(Aim of the task): Where a line below carries the word "shape", include it in the count, then give the count alone.

Stored data entries
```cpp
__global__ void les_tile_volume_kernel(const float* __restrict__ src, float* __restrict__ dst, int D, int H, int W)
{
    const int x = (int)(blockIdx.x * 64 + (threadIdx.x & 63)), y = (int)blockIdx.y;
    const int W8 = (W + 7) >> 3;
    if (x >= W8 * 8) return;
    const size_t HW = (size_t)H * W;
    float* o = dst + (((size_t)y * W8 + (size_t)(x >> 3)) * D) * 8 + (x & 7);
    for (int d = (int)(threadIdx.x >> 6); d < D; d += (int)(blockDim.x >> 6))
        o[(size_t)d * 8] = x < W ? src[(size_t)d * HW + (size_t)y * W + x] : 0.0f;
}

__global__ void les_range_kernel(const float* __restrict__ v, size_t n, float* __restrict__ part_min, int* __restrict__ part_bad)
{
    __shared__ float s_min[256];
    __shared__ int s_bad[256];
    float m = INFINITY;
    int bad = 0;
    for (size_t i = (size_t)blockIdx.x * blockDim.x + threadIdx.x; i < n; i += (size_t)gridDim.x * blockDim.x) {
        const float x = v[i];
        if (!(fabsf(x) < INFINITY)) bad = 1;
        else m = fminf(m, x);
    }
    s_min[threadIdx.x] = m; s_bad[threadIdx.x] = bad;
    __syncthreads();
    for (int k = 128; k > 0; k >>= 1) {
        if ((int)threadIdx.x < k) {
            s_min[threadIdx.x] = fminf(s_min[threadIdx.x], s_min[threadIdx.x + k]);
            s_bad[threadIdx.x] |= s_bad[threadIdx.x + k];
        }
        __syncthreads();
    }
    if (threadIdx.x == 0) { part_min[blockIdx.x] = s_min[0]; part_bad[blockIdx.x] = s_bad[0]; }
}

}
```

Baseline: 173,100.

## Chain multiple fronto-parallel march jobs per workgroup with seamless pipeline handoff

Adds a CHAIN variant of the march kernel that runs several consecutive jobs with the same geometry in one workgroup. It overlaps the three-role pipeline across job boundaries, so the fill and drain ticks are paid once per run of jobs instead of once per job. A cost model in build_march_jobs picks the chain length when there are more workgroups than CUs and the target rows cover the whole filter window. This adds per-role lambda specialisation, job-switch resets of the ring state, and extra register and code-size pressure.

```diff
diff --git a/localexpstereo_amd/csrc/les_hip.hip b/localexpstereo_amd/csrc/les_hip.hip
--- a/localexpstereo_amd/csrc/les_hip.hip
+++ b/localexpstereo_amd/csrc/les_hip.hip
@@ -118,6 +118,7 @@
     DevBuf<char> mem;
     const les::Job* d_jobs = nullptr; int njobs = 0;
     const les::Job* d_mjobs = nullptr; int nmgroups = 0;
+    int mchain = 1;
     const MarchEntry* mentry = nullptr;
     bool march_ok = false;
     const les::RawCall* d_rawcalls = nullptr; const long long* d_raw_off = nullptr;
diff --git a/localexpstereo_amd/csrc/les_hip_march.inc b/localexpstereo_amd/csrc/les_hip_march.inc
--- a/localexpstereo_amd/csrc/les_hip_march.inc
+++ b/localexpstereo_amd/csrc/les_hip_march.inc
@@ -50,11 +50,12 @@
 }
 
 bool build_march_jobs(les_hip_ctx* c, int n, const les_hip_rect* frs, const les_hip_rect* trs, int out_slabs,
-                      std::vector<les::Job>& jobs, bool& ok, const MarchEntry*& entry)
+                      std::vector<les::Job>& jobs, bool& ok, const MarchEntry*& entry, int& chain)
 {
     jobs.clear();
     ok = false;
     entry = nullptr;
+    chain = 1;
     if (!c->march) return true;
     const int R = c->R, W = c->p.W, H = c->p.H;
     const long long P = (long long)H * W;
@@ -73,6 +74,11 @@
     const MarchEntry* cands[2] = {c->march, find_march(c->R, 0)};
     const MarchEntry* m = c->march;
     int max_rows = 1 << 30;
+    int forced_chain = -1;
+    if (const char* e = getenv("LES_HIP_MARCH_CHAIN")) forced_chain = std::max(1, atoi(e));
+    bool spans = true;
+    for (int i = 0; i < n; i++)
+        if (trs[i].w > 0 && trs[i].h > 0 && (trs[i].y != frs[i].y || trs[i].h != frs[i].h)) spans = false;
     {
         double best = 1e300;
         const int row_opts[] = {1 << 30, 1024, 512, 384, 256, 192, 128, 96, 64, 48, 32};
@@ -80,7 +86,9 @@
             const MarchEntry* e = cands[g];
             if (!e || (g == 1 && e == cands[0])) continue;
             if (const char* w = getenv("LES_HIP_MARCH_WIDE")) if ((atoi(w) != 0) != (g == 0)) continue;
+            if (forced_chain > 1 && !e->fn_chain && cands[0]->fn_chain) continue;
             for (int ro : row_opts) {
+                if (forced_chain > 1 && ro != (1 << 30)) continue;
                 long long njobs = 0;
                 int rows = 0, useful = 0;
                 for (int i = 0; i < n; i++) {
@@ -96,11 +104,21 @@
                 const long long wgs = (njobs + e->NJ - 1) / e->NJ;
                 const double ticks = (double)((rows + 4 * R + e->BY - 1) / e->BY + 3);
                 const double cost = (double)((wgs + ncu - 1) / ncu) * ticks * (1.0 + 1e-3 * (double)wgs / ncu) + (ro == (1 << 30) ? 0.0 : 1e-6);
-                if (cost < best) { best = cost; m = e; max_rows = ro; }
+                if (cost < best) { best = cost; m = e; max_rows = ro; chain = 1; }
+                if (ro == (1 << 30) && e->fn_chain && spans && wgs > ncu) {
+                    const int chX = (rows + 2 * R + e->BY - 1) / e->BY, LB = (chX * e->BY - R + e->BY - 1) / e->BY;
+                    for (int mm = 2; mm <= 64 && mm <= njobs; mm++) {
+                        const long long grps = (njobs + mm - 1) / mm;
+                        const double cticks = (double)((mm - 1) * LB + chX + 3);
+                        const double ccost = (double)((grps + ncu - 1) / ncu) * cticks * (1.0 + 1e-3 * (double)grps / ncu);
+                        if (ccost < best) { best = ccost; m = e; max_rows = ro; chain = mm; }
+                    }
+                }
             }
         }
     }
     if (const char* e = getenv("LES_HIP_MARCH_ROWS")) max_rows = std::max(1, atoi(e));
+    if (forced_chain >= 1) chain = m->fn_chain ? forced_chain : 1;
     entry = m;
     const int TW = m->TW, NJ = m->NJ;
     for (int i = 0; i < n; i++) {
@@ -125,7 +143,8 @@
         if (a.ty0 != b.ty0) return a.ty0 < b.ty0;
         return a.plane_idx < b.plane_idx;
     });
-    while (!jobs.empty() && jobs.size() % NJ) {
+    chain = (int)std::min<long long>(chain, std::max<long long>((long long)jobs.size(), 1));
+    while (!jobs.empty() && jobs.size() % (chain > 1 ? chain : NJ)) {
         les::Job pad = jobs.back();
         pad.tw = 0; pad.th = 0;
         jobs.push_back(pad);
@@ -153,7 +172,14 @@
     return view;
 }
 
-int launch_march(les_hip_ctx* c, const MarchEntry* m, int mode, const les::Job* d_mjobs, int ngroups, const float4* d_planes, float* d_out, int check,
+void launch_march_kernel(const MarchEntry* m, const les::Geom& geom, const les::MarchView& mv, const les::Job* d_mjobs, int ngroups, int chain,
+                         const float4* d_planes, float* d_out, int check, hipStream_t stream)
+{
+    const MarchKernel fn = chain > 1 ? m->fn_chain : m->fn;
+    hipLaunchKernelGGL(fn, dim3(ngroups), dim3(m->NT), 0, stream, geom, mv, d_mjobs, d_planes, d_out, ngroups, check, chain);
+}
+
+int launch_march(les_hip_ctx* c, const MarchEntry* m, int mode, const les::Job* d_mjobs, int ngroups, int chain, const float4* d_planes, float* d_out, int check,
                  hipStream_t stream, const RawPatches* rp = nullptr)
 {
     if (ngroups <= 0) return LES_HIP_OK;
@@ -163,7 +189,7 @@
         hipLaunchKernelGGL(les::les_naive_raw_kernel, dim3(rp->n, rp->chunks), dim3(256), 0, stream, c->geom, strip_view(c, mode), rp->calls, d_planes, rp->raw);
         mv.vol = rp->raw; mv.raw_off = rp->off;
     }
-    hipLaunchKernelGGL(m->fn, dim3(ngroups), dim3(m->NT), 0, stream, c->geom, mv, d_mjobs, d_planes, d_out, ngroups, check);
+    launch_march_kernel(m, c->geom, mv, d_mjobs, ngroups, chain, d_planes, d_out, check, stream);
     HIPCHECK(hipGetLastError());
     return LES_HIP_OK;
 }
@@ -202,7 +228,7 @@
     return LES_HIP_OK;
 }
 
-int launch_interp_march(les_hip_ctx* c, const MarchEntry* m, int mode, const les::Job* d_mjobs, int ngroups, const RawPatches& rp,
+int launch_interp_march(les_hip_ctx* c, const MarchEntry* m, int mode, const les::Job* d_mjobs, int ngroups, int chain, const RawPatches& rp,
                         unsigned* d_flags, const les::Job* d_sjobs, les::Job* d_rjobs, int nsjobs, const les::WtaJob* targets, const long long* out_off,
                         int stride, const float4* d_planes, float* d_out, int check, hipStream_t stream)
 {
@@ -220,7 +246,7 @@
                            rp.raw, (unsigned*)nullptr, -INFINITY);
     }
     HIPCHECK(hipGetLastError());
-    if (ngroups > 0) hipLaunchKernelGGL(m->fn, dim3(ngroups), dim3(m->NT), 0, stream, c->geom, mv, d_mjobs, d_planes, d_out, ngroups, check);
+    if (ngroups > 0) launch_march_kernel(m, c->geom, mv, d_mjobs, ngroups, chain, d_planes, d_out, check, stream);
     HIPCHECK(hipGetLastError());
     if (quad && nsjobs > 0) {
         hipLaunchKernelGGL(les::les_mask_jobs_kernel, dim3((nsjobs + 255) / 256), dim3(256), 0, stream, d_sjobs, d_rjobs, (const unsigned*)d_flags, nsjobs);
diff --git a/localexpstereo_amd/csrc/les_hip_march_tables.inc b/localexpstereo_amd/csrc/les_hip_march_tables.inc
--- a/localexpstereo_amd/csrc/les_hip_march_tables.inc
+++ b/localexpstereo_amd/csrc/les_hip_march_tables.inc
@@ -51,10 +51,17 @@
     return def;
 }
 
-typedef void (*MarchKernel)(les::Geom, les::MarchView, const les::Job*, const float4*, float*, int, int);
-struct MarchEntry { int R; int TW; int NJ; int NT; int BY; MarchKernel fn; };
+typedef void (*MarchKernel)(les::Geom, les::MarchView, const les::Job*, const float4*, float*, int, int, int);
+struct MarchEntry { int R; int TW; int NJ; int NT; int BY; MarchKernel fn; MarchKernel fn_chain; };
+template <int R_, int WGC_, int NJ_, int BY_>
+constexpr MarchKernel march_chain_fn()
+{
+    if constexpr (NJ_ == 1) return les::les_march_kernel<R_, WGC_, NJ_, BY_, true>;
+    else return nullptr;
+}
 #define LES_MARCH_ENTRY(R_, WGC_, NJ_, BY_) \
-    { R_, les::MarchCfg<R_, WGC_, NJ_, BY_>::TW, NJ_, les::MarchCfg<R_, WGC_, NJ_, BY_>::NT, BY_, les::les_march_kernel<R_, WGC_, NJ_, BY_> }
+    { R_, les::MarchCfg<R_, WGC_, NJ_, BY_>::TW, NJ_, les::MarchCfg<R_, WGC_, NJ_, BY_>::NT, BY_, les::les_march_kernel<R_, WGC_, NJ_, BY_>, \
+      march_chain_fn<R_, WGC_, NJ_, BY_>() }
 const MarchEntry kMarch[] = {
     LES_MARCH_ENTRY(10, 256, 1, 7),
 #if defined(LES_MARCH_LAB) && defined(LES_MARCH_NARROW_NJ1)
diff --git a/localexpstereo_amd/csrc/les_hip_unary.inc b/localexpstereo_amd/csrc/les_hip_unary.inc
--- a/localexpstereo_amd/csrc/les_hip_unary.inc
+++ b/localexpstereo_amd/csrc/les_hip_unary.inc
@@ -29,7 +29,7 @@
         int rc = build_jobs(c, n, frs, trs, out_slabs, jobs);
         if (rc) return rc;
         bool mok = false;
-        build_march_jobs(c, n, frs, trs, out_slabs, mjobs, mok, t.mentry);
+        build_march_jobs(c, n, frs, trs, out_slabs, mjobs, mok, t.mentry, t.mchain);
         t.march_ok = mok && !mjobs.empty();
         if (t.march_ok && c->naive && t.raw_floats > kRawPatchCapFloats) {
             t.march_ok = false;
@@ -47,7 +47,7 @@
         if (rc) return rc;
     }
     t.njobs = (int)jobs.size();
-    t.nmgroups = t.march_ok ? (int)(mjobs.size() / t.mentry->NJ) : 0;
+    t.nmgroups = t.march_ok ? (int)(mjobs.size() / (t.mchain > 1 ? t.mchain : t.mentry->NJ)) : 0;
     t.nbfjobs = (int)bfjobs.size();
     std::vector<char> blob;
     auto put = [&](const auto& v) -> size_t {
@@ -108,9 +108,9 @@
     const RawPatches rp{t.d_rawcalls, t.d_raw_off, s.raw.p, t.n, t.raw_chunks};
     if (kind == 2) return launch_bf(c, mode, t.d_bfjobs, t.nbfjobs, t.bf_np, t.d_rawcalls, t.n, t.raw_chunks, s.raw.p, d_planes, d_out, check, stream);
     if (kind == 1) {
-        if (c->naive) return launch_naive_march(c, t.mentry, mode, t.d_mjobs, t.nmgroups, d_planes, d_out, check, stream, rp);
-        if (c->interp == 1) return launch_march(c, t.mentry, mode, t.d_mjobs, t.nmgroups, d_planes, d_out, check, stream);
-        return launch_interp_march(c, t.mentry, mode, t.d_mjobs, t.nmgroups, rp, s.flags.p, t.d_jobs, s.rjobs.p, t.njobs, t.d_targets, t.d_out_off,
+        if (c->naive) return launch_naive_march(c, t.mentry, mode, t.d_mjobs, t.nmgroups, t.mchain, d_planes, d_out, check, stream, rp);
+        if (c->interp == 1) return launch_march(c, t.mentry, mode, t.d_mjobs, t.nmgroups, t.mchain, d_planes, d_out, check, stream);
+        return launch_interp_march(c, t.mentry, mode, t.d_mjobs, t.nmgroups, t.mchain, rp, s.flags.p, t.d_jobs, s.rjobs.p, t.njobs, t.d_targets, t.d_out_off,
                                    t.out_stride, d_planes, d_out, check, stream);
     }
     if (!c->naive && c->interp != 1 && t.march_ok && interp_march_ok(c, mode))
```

--

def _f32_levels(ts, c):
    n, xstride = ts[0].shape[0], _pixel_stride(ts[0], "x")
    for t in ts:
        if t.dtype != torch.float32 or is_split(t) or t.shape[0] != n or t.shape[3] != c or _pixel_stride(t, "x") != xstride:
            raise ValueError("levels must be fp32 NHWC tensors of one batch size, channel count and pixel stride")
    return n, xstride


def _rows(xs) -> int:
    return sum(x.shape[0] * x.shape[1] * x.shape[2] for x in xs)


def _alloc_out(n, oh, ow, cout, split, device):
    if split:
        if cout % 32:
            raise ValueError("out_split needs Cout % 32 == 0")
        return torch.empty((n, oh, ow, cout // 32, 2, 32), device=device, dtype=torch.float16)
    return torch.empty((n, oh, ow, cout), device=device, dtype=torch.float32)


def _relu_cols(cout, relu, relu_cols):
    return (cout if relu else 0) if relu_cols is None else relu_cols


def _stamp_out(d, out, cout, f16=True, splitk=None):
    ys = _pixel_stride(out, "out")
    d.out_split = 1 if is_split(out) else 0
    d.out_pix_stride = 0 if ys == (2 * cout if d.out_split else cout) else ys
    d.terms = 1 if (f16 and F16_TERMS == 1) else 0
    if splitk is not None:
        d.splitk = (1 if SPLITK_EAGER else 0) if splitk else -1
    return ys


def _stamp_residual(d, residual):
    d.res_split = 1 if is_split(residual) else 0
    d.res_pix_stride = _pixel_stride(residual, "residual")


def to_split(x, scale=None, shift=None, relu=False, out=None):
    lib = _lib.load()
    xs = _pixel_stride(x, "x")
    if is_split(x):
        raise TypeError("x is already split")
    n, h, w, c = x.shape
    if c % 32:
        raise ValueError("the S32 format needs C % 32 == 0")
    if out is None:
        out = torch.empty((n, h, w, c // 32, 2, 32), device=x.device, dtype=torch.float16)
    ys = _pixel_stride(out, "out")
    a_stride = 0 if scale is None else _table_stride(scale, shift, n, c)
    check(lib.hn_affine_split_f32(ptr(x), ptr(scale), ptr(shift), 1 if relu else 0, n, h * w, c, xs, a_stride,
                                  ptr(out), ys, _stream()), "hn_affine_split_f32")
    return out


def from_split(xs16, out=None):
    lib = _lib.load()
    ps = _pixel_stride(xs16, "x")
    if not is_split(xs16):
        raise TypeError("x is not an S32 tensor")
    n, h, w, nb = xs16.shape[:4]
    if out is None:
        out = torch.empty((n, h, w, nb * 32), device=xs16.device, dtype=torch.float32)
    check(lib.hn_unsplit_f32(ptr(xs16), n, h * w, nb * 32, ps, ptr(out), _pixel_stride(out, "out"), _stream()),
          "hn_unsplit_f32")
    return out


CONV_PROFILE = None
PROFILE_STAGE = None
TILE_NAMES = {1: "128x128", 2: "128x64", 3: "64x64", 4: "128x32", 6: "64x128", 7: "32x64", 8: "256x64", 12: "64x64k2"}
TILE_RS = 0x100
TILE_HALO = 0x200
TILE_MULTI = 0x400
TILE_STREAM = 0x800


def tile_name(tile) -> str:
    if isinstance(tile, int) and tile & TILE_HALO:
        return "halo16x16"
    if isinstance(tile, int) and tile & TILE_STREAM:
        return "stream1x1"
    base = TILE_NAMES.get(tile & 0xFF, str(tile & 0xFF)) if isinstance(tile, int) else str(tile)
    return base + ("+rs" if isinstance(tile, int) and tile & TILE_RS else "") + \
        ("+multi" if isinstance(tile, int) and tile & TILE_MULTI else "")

(Task solution): 5